* WHAT IS BEING ASKED *
Copy every line below where the string "hipSuccess" is found.

*** PROVIDED INFORMATION Section Begins ***

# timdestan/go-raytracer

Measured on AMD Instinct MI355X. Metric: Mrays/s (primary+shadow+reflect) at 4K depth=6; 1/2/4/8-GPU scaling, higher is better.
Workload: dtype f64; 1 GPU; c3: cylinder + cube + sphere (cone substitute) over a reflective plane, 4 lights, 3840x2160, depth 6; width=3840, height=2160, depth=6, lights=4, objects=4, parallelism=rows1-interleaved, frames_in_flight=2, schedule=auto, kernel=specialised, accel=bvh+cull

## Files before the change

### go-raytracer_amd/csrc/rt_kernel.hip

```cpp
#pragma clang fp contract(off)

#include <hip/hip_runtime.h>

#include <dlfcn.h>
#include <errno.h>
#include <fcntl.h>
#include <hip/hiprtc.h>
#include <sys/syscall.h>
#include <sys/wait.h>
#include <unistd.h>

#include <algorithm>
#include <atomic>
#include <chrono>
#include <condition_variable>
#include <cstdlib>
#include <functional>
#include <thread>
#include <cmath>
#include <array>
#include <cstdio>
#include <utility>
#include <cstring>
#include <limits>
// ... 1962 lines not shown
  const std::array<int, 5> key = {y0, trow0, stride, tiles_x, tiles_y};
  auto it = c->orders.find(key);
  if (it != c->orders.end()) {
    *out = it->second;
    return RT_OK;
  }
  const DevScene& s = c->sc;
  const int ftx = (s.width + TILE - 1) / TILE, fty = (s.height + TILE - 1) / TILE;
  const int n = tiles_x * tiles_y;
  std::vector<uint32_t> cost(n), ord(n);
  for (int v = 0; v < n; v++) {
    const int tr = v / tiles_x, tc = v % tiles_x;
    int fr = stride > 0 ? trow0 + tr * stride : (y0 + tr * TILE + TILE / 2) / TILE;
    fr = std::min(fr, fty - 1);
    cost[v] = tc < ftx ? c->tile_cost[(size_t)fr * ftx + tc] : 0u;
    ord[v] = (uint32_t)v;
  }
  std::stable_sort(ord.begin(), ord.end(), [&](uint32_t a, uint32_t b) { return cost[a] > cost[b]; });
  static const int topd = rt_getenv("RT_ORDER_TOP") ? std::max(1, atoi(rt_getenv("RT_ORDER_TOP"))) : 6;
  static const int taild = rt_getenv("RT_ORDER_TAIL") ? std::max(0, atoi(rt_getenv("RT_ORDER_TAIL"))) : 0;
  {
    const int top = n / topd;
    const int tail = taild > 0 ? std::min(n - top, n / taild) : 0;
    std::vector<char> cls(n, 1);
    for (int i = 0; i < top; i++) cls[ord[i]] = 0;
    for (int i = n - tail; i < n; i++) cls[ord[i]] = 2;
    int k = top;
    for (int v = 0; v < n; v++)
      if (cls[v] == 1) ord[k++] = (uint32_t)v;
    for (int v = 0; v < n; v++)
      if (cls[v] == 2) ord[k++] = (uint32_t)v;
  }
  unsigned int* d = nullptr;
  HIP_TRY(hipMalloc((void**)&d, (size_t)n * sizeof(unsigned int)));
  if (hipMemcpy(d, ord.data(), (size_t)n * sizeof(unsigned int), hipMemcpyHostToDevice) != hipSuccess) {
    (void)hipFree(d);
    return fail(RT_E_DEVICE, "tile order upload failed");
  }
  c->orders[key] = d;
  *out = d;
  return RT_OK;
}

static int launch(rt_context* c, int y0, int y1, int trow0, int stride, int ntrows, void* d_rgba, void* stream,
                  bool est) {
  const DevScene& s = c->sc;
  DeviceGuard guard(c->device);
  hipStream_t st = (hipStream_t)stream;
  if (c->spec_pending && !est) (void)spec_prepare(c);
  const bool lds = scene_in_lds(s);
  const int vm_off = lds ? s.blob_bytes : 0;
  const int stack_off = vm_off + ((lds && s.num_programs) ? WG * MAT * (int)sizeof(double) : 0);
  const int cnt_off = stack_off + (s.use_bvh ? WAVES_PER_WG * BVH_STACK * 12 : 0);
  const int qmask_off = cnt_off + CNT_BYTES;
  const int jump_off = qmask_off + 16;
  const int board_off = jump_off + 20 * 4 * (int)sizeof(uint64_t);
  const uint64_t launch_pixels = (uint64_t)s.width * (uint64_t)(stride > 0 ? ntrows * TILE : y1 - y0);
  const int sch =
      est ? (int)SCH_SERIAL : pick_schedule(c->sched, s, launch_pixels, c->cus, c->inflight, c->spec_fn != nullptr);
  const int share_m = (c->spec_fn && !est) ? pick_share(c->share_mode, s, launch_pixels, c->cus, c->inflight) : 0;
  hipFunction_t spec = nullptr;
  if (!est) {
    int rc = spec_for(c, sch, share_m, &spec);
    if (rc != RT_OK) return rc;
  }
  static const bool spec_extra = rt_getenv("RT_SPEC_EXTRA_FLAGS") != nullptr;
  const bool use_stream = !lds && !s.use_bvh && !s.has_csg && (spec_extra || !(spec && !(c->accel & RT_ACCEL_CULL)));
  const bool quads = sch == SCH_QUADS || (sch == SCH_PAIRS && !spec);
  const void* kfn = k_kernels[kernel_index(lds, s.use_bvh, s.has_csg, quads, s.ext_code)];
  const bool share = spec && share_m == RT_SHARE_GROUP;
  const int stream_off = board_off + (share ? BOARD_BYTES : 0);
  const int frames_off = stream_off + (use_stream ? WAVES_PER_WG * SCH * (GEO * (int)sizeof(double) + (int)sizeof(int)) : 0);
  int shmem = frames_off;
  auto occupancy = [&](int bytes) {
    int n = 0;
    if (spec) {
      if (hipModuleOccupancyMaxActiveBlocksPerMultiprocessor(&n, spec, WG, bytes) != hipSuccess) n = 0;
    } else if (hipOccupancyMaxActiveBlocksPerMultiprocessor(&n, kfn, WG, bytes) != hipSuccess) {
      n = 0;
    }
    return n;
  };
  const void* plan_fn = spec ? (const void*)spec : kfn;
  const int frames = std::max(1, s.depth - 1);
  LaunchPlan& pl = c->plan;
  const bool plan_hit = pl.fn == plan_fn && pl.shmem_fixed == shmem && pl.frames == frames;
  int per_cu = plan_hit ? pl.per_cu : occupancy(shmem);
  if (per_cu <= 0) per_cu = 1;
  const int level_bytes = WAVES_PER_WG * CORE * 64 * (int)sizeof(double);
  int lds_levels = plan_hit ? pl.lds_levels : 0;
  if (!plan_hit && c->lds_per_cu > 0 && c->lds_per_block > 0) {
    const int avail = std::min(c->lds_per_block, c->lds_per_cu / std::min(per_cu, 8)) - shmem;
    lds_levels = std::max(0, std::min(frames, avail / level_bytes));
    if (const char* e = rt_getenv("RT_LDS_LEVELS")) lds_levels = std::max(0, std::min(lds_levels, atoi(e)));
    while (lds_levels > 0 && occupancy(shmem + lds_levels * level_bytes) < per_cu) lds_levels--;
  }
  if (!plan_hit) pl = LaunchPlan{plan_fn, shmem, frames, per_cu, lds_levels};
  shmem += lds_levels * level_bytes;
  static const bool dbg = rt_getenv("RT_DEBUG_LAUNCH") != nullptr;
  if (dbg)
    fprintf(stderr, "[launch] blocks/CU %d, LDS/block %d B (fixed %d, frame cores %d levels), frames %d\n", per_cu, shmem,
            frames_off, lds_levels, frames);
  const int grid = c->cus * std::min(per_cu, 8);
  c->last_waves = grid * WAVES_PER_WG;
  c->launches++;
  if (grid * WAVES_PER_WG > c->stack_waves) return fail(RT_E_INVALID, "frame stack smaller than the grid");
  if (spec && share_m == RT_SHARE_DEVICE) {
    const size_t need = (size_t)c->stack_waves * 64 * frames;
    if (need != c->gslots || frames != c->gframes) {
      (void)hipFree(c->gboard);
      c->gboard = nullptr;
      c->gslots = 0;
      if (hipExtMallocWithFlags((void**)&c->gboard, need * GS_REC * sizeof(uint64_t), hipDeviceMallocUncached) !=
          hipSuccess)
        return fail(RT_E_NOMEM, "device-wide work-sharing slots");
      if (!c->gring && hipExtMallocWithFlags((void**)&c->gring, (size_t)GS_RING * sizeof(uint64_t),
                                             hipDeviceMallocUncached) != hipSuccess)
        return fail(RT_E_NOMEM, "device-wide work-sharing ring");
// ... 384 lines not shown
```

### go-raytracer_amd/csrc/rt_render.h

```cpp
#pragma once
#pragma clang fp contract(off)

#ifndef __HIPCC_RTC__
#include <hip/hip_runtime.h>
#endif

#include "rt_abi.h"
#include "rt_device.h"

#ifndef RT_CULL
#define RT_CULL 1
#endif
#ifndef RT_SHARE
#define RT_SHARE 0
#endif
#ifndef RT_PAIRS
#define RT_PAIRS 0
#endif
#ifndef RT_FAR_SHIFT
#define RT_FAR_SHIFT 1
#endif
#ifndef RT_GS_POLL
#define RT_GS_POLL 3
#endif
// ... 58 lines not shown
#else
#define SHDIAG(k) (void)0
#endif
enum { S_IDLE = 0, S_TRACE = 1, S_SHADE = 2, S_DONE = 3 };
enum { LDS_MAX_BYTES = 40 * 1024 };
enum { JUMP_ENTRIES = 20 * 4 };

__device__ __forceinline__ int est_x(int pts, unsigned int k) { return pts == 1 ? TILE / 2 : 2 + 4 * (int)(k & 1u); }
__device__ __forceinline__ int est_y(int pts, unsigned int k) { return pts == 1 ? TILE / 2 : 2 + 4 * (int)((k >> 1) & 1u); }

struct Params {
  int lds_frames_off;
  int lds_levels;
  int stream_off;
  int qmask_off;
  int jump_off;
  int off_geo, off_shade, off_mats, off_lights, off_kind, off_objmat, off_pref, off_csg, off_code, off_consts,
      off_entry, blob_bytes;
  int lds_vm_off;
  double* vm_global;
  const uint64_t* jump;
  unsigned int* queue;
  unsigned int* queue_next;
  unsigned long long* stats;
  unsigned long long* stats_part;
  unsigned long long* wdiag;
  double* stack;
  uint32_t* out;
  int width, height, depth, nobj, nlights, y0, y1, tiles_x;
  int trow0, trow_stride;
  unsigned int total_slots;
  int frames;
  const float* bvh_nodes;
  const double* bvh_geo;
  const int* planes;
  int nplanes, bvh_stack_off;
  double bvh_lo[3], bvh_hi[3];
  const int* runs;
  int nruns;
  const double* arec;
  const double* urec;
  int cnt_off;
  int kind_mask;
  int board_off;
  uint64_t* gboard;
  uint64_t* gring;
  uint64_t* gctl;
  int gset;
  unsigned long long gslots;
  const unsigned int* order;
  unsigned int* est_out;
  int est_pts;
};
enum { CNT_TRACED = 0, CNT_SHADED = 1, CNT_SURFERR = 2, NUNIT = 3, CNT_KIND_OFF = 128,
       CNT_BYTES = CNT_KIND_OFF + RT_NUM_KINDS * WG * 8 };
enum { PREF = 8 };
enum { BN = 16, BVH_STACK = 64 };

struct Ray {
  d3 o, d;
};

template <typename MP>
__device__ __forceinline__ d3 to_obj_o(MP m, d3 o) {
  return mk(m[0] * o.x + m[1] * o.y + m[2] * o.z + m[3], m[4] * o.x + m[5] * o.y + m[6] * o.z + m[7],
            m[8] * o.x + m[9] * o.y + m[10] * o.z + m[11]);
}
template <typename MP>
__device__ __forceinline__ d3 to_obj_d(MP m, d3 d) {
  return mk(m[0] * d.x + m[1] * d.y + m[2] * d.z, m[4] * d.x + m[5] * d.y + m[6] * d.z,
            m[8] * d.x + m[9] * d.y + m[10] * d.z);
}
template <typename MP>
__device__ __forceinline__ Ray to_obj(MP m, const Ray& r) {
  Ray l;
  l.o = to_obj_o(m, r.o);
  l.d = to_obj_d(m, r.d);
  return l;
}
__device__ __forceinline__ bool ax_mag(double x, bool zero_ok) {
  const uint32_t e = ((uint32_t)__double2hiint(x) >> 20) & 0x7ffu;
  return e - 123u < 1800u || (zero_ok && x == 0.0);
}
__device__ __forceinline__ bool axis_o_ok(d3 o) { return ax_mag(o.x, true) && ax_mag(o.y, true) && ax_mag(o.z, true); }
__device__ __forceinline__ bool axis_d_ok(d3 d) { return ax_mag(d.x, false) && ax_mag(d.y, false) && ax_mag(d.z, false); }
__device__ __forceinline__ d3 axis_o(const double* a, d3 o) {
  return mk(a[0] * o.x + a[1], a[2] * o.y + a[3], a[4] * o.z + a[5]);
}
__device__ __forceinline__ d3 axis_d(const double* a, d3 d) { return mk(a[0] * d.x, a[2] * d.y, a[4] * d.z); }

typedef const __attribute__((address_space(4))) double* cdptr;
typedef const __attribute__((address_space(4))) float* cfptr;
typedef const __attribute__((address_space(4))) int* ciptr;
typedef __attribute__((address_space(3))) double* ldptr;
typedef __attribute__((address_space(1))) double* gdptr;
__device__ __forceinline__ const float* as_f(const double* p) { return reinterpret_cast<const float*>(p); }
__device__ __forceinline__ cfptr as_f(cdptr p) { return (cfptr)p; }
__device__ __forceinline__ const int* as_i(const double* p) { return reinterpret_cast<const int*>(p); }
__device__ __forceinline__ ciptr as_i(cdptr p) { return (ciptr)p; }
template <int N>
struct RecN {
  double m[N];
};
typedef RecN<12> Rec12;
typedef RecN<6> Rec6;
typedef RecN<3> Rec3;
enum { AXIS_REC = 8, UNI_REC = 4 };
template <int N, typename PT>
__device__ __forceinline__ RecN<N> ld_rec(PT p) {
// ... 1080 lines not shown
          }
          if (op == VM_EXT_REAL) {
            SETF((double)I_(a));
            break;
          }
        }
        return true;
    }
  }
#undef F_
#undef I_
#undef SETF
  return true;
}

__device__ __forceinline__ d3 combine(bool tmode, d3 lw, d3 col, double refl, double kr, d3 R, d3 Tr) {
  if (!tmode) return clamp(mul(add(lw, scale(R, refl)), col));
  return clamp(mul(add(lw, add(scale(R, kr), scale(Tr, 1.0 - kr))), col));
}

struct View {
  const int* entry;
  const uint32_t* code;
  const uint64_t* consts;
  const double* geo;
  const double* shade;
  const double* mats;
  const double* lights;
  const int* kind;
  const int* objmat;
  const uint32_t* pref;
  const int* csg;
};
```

*** PROVIDED INFORMATION Section Ends ***

* TASK ANSWER *
  if (hipMemcpy(d, ord.data(), (size_t)n * sizeof(unsigned int), hipMemcpyHostToDevice) != hipSuccess) {
      if (hipModuleOccupancyMaxActiveBlocksPerMultiprocessor(&n, spec, WG, bytes) != hipSuccess) n = 0;
    } else if (hipOccupancyMaxActiveBlocksPerMultiprocessor(&n, kfn, WG, bytes) != hipSuccess) {
          hipSuccess)
                                             hipDeviceMallocUncached) != hipSuccess)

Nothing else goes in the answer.